The term “maverick” comes from the American southwest in the days before the American southwest became associated with cultural hubs like Santa Fe.

We’re talking 19th century, when the southwest was a renegade region known as Texas.  Samuel Maverick was a mid-century landowner and politician who fought for Texas’s independence from Mexico.  His later habit of leaving his cattle unbranded, whatever his reasons, delivered his name into the popular lexicon as a term for someone who goes his own way, who refuses to follow the crowd.

In recent decades, the word has found some traction as a moniker for composers who stand outside of – and even actively avoid – historical tides.  This usage is` really no more awkward than any other, but it poses problems for anyone who feels that cities are the most natural breeding grounds for innovative work.  It’s difficult to expand the definition of “maverick” to include people who gravitate to large urban centers, places where one must subscribe to myriad small and large social conventions in order to survive.

In the case of new music, it can often feel like branding is everything.  Certainly the people who do the branding, the ones who decide what is important to our culture, live in cities, not off by themselves in the wilderness. It’s easy to imagine an enormous number of unbranded calves that simply go unnoticed by history.

It makes sense to me, as someone who is neither a maverick nor an urban dweller (at least not at this point), to celebrate artistic accomplishments regardless of their source.  There are certainly composers who head off into the cultural wilderness and create work that is insightful and enduring.  Likewise, there are composers who cluster into cells of like-minded artists and show us things we never could have seen otherwise.  The former we could call mavericks; the latter await a more suitable term.

4 Responses to “Urban Mavericks”
  1. Kyle says:

    “There are certainly composers who head off into the cultural wilderness and create work that is insightful and enduring. Likewise, there are composers who cluster into cells of like-minded artists and show us things we never could have seen otherwise.”

    Since Cowell, Cage, Feldman, Harrison, Partch, Young, and the other alleged Mavericks worked closely together and influenced each other, it has always seemed to me that they belong in your second category, and that your first category, however blessed by Michael Tilson Thomas, is virtually a null set.

  2. Lawrence Dillon says:

    Would you put Ives and Nancarrow in the first category?
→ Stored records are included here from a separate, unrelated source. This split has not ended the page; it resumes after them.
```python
def _static_ok(conv, norm) -> int:
    from warpconvnet_amd.nn.functional.sparse_conv.helper import STRIDED_CONV_MODE
    from warpconvnet_amd.nn.modules.sparse_conv import SpatiallySparseConv

    if type(norm) is not torch.nn.BatchNorm1d or not isinstance(conv, SpatiallySparseConv):
        return 0
    if conv.groups != 1 or conv.bias is not None or conv.generative or conv.weight.ndim != 3:
        return 0
    if conv.num_spatial_dims != 3 or conv.order is not None or conv.compute_dtype is not None:
        return 0
    if conv.stride_mode != STRIDED_CONV_MODE.STRIDE_ONLY:
        return 0
    for a in (conv.fwd_algo, conv.dgrad_algo, conv.wgrad_algo):
        if str(getattr(a, "value", a)).lower() not in ("auto", "hip_mfma"):
            return 0
    if conv.weight.dtype != torch.float32 or norm.num_features != conv.out_channels:
        return 0
    if all(k == 1 for k in conv.kernel_size):
        return 2 if all(s == 1 for s in conv.stride) and not conv.transposed else 0
    return 3 if conv.transposed else 1


def conv_bn_act(x, conv, norm, relu: bool, residual=None, out_spatial=None):
    from warpconvnet_amd.geometry.types.voxels import Voxels
    from warpconvnet_amd.nn.functional.sparse_conv.helper import generate_output_coords_and_kernel_map, wrap_conv_output

    if os.environ.get("WARPCONVNET_AMD_FUSED_BLOCK", "1") == "0":
        return None
    ok = conv.__dict__.get("_wcn_block_ok")
    if ok is None or ok[0] is not norm:
        ok = conv.__dict__["_wcn_block_ok"] = (norm, _static_ok(conv, norm))
# ... 78 lines not shown
```

### warpconvnet_amd/nn/functional/sparse_conv/detail/hip_gemm.py

```python
import functools
from typing import Optional, Tuple

import torch
from torch import Tensor

from warpconvnet_amd import _lib
from warpconvnet_amd.geometry.coords.search.search_results import IntSearchResult
from warpconvnet_amd.geometry.coords.search.torch_discrete import attach_tables_from_csr, reverse_tables


def _prep(t: Tensor, name: str) -> Tensor:
    t = t.contiguous()
    _lib.require_gpu_tensor(t, name)
    return t


_FP16_RESCALE_TARGET = 32768.0


@functools.lru_cache(maxsize=None)
def _gather_ok(cin: int, cout: int, K: int, code: int) -> bool:
    return bool(_lib.lib().wcn_mfma_gather_supported(cin, cout, K, code))


@functools.lru_cache(maxsize=None)
def _wgrad_ok(cin: int, cout: int, code: int) -> bool:
    return bool(_lib.lib().wcn_mfma_wgrad_supported(cin, cout, code))


@functools.lru_cache(maxsize=None)
def _wgrad_bias_ok(cin: int, cout: int, code: int) -> bool:
    return bool(_lib.lib().wcn_mfma_wgrad_bias_supported(cin, cout, code))


@functools.lru_cache(maxsize=None)
def _wgrad_workspace(K: int, cin: int, cout: int, code: int) -> int:
    return int(_lib.lib().wcn_conv_wgrad_workspace(K, cin, cout, code))


_FP16_RESCALE_MIN_EXP = -126.0


def fp16_safe_cast(t: Tensor) -> Tuple[Tensor, Tensor]:
    if t.numel() == 0:
        return t.half(), torch.ones((), dtype=torch.float32, device=t.device)
    m = t.abs().max().float()
    exp = torch.ceil(torch.log2(m / _FP16_RESCALE_TARGET))
    exp = torch.where(m == 0, torch.zeros_like(exp), torch.clamp(exp, min=_FP16_RESCALE_MIN_EXP))
    return (t * torch.exp2(-exp)).half(), torch.exp2(exp)


def _via_fp16(a: Tensor, b: Tensor, launch) -> Tensor:
    a16, sa = fp16_safe_cast(a)
    b16, sb = fp16_safe_cast(b)
    return launch(a16, b16) * (sa * sb)


_NATIVE, _REF, _VIA_FP16, _PADDED = "native", "ref", "via_fp16", "padded"
_MFMA_COUTS = (16, 32, 48, 64, 96, 128, 160, 192, 256, 384, 512)


def _code16(dtype: torch.dtype) -> int:
    return _lib.WCN_F16 if dtype == torch.float32 else _lib.dtype_code(dtype)


def _resolve(algo: str, ok: bool, what: str, shape: str):
    if algo == "hip_mfma" and not ok:
        raise RuntimeError(f"hip_mfma {what}: {_lib.status_string(-4)} ({shape})")
    return (_NATIVE, _lib.WCN_ALGO_MFMA) if ok and algo != "hip_ref" else (_REF, _lib.WCN_ALGO_REF)


@functools.lru_cache(maxsize=None)
def _gather_plan(algo: str, kin: int, kout: int, K: int, dtype: torch.dtype, on_gpu: bool):
    if algo == "auto" and on_gpu and not _gather_ok(kin, kout, K, _code16(dtype)) and dtype in (torch.float16, torch.bfloat16):
        kin_p = max(32, (kin + 31) // 32 * 32)
        for kout_p in _MFMA_COUTS:
            if kout_p >= kout and _gather_ok(kin_p, kout_p, K, _lib.dtype_code(dtype)):
                return _PADDED, _lib.WCN_ALGO_MFMA, kin_p, kout_p
    if dtype == torch.float32 and algo != "hip_ref" and _gather_ok(kin, kout, K, _lib.WCN_F16):
        return _VIA_FP16, _lib.WCN_ALGO_MFMA, kin, kout
    return _resolve(algo, _gather_ok(kin, kout, K, _lib.dtype_code(dtype)), "error",
                    f"cin={kin}, cout={kout}, K={K}, {dtype}") + (kin, kout)

# ... 210 lines not shown
    ws_bytes = L.wcn_colsum_workspace(c)
    ws = torch.empty(ws_bytes, dtype=torch.uint8, device=t.device)
    _lib.check(
        L.wcn_colsum(_lib.ptr(t), n, c, _lib.dtype_code(t.dtype), _lib.ptr(out), _lib.ptr(ws), ws_bytes,
                     _lib.stream_handle(t.device)),
        "wcn_colsum",
    )
    return out


def _dgrad_pair_lists(dy: Tensor, w: Tensor, kernel_map: IntSearchResult, num_in: int) -> Tensor:
    K, cin, cout = w.shape
    dx = torch.zeros(num_in, cin, dtype=torch.float32, device=dy.device)
    wf = w.float()
    for k in range(K):
        in_map, out_map = kernel_map[k]
        if in_map.shape[0]:
            dx.index_add_(0, in_map.long(), dy[out_map.long()].float() @ wf[k].T)
    return dx.to(dy.dtype)


def _dgrad_duplicates(dy: Tensor, w: Tensor, kernel_map: IntSearchResult, num_in: int, algo: str) -> Tensor:
    K = len(kernel_map)
    n = num_in
    winner = kernel_map._nbr[:, K // 2].long()
    dyp = torch.zeros((n, dy.shape[1]), dtype=torch.float32, device=dy.device).index_add_(0, winner, dy.float()).to(dy.dtype)
    shadow = IntSearchResult._blank(K, dy.device)
    shadow._nbr, shadow._mask, shadow._perm = kernel_map._nbr, kernel_map._mask, kernel_map._perm
    shadow._nbrc = kernel_map._nbrc
    shadow._offsets_dev, shadow._offsets = kernel_map._offsets_dev, kernel_map._offsets
    shadow._symmetric, shadow._has_duplicates = True, False
    shadow._in_maps, shadow._out_maps = kernel_map._in_maps, kernel_map._out_maps
    dx = hip_dgrad(dyp, w, shadow, n, algo)
    keep = winner == torch.arange(n, device=dy.device)
    return dx * keep.unsqueeze(1).to(dx.dtype)


def hip_dgrad(grad_output: Tensor, weight: Tensor, kernel_map: IntSearchResult, num_in_coords: int,
              algo: str = "auto") -> Tensor:
    dy, w = _prep(grad_output, "grad_output"), _prep(weight, "weight")
    if dy.dtype != w.dtype and not master_weight_ok(dy.dtype, w, algo, True):
        raise RuntimeError(f"hip dgrad error: {_lib.status_string(-6)} ({dy.dtype} vs {w.dtype})")
    K, cin, cout = w.shape
    kernel_map.validate()
    if kernel_map._has_duplicates:
        if kernel_map._dup_symmetric and kernel_map.has_tables and dy.shape[0] == num_in_coords:
            return _dgrad_duplicates(dy, w, kernel_map, num_in_coords, algo)
        return _dgrad_pair_lists(dy, w, kernel_map, num_in_coords)
    how, code, cout_p, cin_p = _gather_plan(algo, cout, cin, K, dy.dtype, dy.is_cuda)
    if how == _PADDED:
        dy, w = _fit(dy, cout_p), _fit(w, cin_p, cout_p)
    attach_tables_from_csr(kernel_map, num_in_coords, dy.shape[0])
    tbl, mask, perm, flip = dgrad_tables(kernel_map, num_in_coords, cout_p, cin_p, K,
                                         torch.float16 if how == _VIA_FP16 else dy.dtype, mfma=code == _lib.WCN_ALGO_MFMA)
    if how == _VIA_FP16:
        return _via_fp16(dy, w, lambda g16, w16: _gather_gemm(g16, w16, tbl, mask, perm, num_in_coords, cout, cin, K, code,
                                                              transposed=True, flip=flip, f32_out=True))
    dx = _gather_gemm(dy, w, tbl, mask, perm, num_in_coords, cout_p, cin_p, K, code, transposed=True, flip=flip)
    return _fit(dx, cin) if how == _PADDED else dx


def hip_wgrad(in_features: Tensor, grad_output: Tensor, kernel_map: IntSearchResult, weight_shape, algo: str = "auto",
              want_bias_grad: bool = False, out: Optional[Tensor] = None):
    x, dy = _prep(in_features, "in_features"), _prep(grad_output, "grad_output")
    if x.dtype != dy.dtype:
        raise RuntimeError(f"hip wgrad error: {_lib.status_string(-6)} ({x.dtype} vs {dy.dtype})")
    K, cin, cout = weight_shape
    how, code, cin_p, cout_p = _wgrad_plan(algo, cin, cout, x.dtype, x.is_cuda)
    if how == _PADDED:
        x, dy = _fit(x, cin_p), _fit(dy, cout_p)
    kernel_map.validate()
    if how == _VIA_FP16:
        dw = _via_fp16(x, dy, lambda x16, g16: _wgrad_launch(x16, g16, kernel_map, K, cin, cout, code, None, False)[0])
        return (dw, None) if want_bias_grad else dw
    if out is not None and (how == _PADDED or out.shape != (K, cin, cout) or out.dtype != torch.float32
                            or not out.is_contiguous() or out.device != x.device):
        out = None
    dw, db = _wgrad_launch(x, dy, kernel_map, K, cin_p, cout_p, code, out, want_bias_grad)
    if how == _PADDED:
        dw, db = _fit(dw, cin, cout), _fit(db, cout)
    return (dw, db) if want_bias_grad else dw


def _wgrad_launch(x: Tensor, dy: Tensor, kernel_map: IntSearchResult, K: int, cin: int, cout: int, code: int,
                  out: Optional[Tensor], want_bias_grad: bool):
    dev = x.device
    dw = out if out is not None else torch.empty((K, cin, cout), dtype=torch.float32, device=dev)
    if kernel_map._offsets_dev is None:
        kernel_map._offsets_dev = kernel_map.offsets.to(device=dev, dtype=torch.int32)
    L = _lib.lib()
    ws_bytes = _wgrad_workspace(K, cin, cout, code)
    ws = torch.empty(ws_bytes, dtype=torch.uint8, device=dev)
    fuse = (want_bias_grad and code == _lib.WCN_ALGO_MFMA and kernel_map._self_exact
            and x.shape[0] == dy.shape[0] and dy.shape[0] > 0
            and _wgrad_bias_ok(cin, cout, _lib.dtype_code(x.dtype)))
    if fuse:
        db = torch.empty(cout, dtype=torch.float32, device=dev)
        _lib.check(
            L.wcn_conv_wgrad_bias(_lib.ptr(x), _lib.ptr(dy), _lib.ptr(dw), _lib.ptr(kernel_map.in_maps_device),
                                  _lib.ptr(kernel_map.out_maps_device), _lib.ptr(kernel_map._offsets_dev), x.shape[0],
                                  dy.shape[0], cin, cout, K, _lib.dtype_code(x.dtype), K // 2, _lib.ptr(db), _lib.ptr(ws),
                                  ws_bytes, _lib.stream_handle(dev)),
            "wcn_conv_wgrad_bias",
        )
        return dw, db
    _lib.check(
        L.wcn_conv_wgrad(_lib.ptr(x), _lib.ptr(dy), _lib.ptr(dw), _lib.ptr(kernel_map.in_maps_device),
                         _lib.ptr(kernel_map.out_maps_device), _lib.ptr(kernel_map._offsets_dev), x.shape[0], dy.shape[0], cin,
                         cout, K, _lib.dtype_code(x.dtype), code, _lib.ptr(ws), ws_bytes, _lib.stream_handle(dev)),
        "wcn_conv_wgrad",
    )
    return dw, None


@functools.lru_cache(maxsize=None)
def _grouped_ok(kin: int, kout: int, K: int, code: int) -> bool:
    return bool(_lib.lib().wcn_mfma_grouped_supported(kin, kout, K, code))


def grouped_supported(weight: Tensor, dtype: torch.dtype, transposed: bool) -> bool:
    if weight.ndim != 4 or not weight.is_cuda or dtype not in (torch.float16, torch.bfloat16):
        return False
    K, G, cg_in, cg_out = weight.shape
    kin, kout = (cg_out, cg_in) if transposed else (cg_in, cg_out)
    return _grouped_ok(kin, kout, K, _lib.dtype_code(dtype))


def _pack_grouped(weight: Tensor, transpose: bool, flip: bool, dtype: torch.dtype) -> Tensor:
    K, G, cg_in, cg_out = weight.shape
    kin, kout = (cg_out, cg_in) if transpose else (cg_in, cg_out)

    def make(keep: bool):
        w = weight.contiguous()
        if w.dtype not in (torch.float32, dtype):
            w = w.to(dtype)
        packed = torch.empty(w.numel(), dtype=dtype, device=w.device)
        _lib.check(
            _lib.lib().wcn_pack_weight_grouped(_lib.ptr(w), int(w.dtype == torch.float32), K, G, kin, kout, _lib.dtype_code(dtype),
                                               int(transpose), int(flip), _lib.ptr(packed), _lib.stream_handle(w.device)),
            "wcn_pack_weight_grouped",
        )
        return {key: packed}

    key = ("grouped", dtype, bool(transpose), bool(flip))
    return _cached_image(weight, key, make)


def _grouped_gather(x: Tensor, packed: Tensor, tbl: Tensor, mask: Tensor, perm: Tensor, n_out: int, kin: int, kout: int,
                    G: int, K: int, bias: Optional[Tensor]) -> Tensor:
    out = torch.empty((n_out, G * kout), dtype=x.dtype, device=x.device)
    if n_out == 0:
        return out
    _lib.check(
        _lib.lib().wcn_conv_gather_gemm_grouped(_lib.ptr(x), _lib.ptr(packed), _lib.ptr(out), _lib.ptr(tbl), _lib.ptr(mask),
                                                _lib.ptr(perm), _lib.ptr(bias), x.shape[0], n_out, kin, kout, G, K,
                                                _lib.dtype_code(x.dtype), _lib.stream_handle(x.device)),
        "wcn_conv_gather_gemm_grouped",
    )
    return out


def hip_forward_grouped(in_features: Tensor, weight: Tensor, kernel_map: IntSearchResult, num_out_coords: int,
                        bias: Optional[Tensor] = None) -> Tensor:
    x = _prep(in_features, "in_features")
    K, G, cg_in, cg_out = weight.shape
    assert K == len(kernel_map) and x.shape[1] == G * cg_in
    if bias is not None:
        bias = _prep(bias.detach().float(), "bias")
    kernel_map.validate()
    attach_tables_from_csr(kernel_map, x.shape[0], num_out_coords)
    packed = _pack_grouped(weight, False, False, x.dtype)
    return _grouped_gather(x, packed, kernel_map._nbr, kernel_map._mask, kernel_map._perm, num_out_coords, cg_in, cg_out, G, K, bias)


def hip_dgrad_grouped(grad_output: Tensor, weight: Tensor, kernel_map: IntSearchResult, num_in_coords: int) -> Tensor:
    dy = _prep(grad_output, "grad_output")
    K, G, cg_in, cg_out = weight.shape
    kernel_map.validate()
# ... 8 lines not shown
```

Measured before the change: 1106 M voxels/s.

## Partition wgrad work into per-offset slab teams using kmap-emitted bounds

The kernel-map tally now writes per-offset slab boundaries, 16 slabs per offset, into the counts buffer. A new teams path for the MFMA wgrad assigns each workgroup its own offset-local slab plus a balanced share of the centre offset. The goal is to cut cross-offset mixing and the reduction cost of the flat pair split. It only activates for K=27 and large pair counts, and it adds a block-level feasibility check plus a fallback.

```diff
diff --git a/include/wcn.h b/include/wcn.h
--- a/include/wcn.h
+++ b/include/wcn.h
@@ -44,6 +44,7 @@
 int32_t wcn_kmap_mask_words(int32_t num_offsets);
 int64_t wcn_kmap_num_blocks(int64_t m);
 size_t wcn_kmap_counts_bytes(int64_t m, int32_t num_offsets);
+int64_t wcn_kmap_slab_bounds_offset(int64_t m, int32_t num_offsets);
 
 int wcn_kmap_probe(const void* slots, int64_t capacity, const int32_t* query, int64_t m,
                    const int32_t ksize[3], const int32_t stride[3], const int32_t dilation[3],
@@ -159,6 +160,13 @@
                         int32_t num_offsets, int32_t dtype, int32_t self_offset, float* bias_grad, void* workspace,
                         size_t workspace_bytes, wcn_stream_t stream);
 
+int wcn_conv_wgrad_teams(const void* x, const void* dy, float* dw, const int32_t* in_maps, const int32_t* out_maps,
+                         const int32_t* offsets, const int32_t* slab_bounds, int64_t n_in, int64_t n_out, int32_t cin,
+                         int32_t cout, int32_t num_offsets, int32_t dtype, int32_t self_offset, float* bias_grad,
+                         void* workspace, size_t workspace_bytes, wcn_stream_t stream);
+int wcn_wgrad_plan_host(const int32_t* offsets, const int32_t* slab_bounds, int32_t num_offsets, int32_t grid, int32_t tiles,
+                        int32_t mode, int32_t g, int64_t* out);
+
 int wcn_dwconv_gather(const void* in, const void* w, void* out, const int32_t* nbr, const float* bias, int64_t n_in,
                       int64_t n_out, int32_t channels, int32_t num_offsets, int32_t dtype, int32_t k_flip,
                       wcn_stream_t stream);
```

    You make a good point, and it fits with the implication I was making (maybe a bit too subtly) that most true mavericks go unnoticed, almost by definition.

  3. Kyle says:

    Knew you’d ask. Ives made an intense study of Dvorak, Tchaikovsky, and Brahms in order to figure out how to make *American* tunes suitable for symphonic development. Though he perforce created in isolation, once he met Ruggles, Cowell, Becker, and Harrison he became loyal to them and close, in his way; hell, he shared an apartment with fellow music students from Yale until he got married. Nancarrow took most of his rhythmic ideas from Cowell’s New Musical Resources, and stayed in touch with Carter and Cage throughout his “lost” years, refusing their attempts to help him get his music out. Later became friends with Peter Garland, Gordon Mumma, Ligeti, Julio Estrada, and so on. There are no mavericks, it’s a false category created to allow the establishment to legitimize certain hand-picked American composers who use “non-European” composing techniques while still marginalizing all the other similar composers. I’ve been fighting it for many years.

    http://www.artsjournal.com/postclassic/2008/02/my_longyear_musicology_lecture.html

  4. Lawrence Dillon says:

    Kyle, I remember this lecture well – I forwarded it to several people. But I think there is a difference between someone who refuses to engage in approved contemporary trends and someone who has no influences. Mavericks are unbranded – but they all have mothers (to reference a theme for the day). But as you say, there is nothing peculiarly American about this idea. In fact, though branding didn’t originate in this country, it’s safe to say that is has flourished here as nowhere else.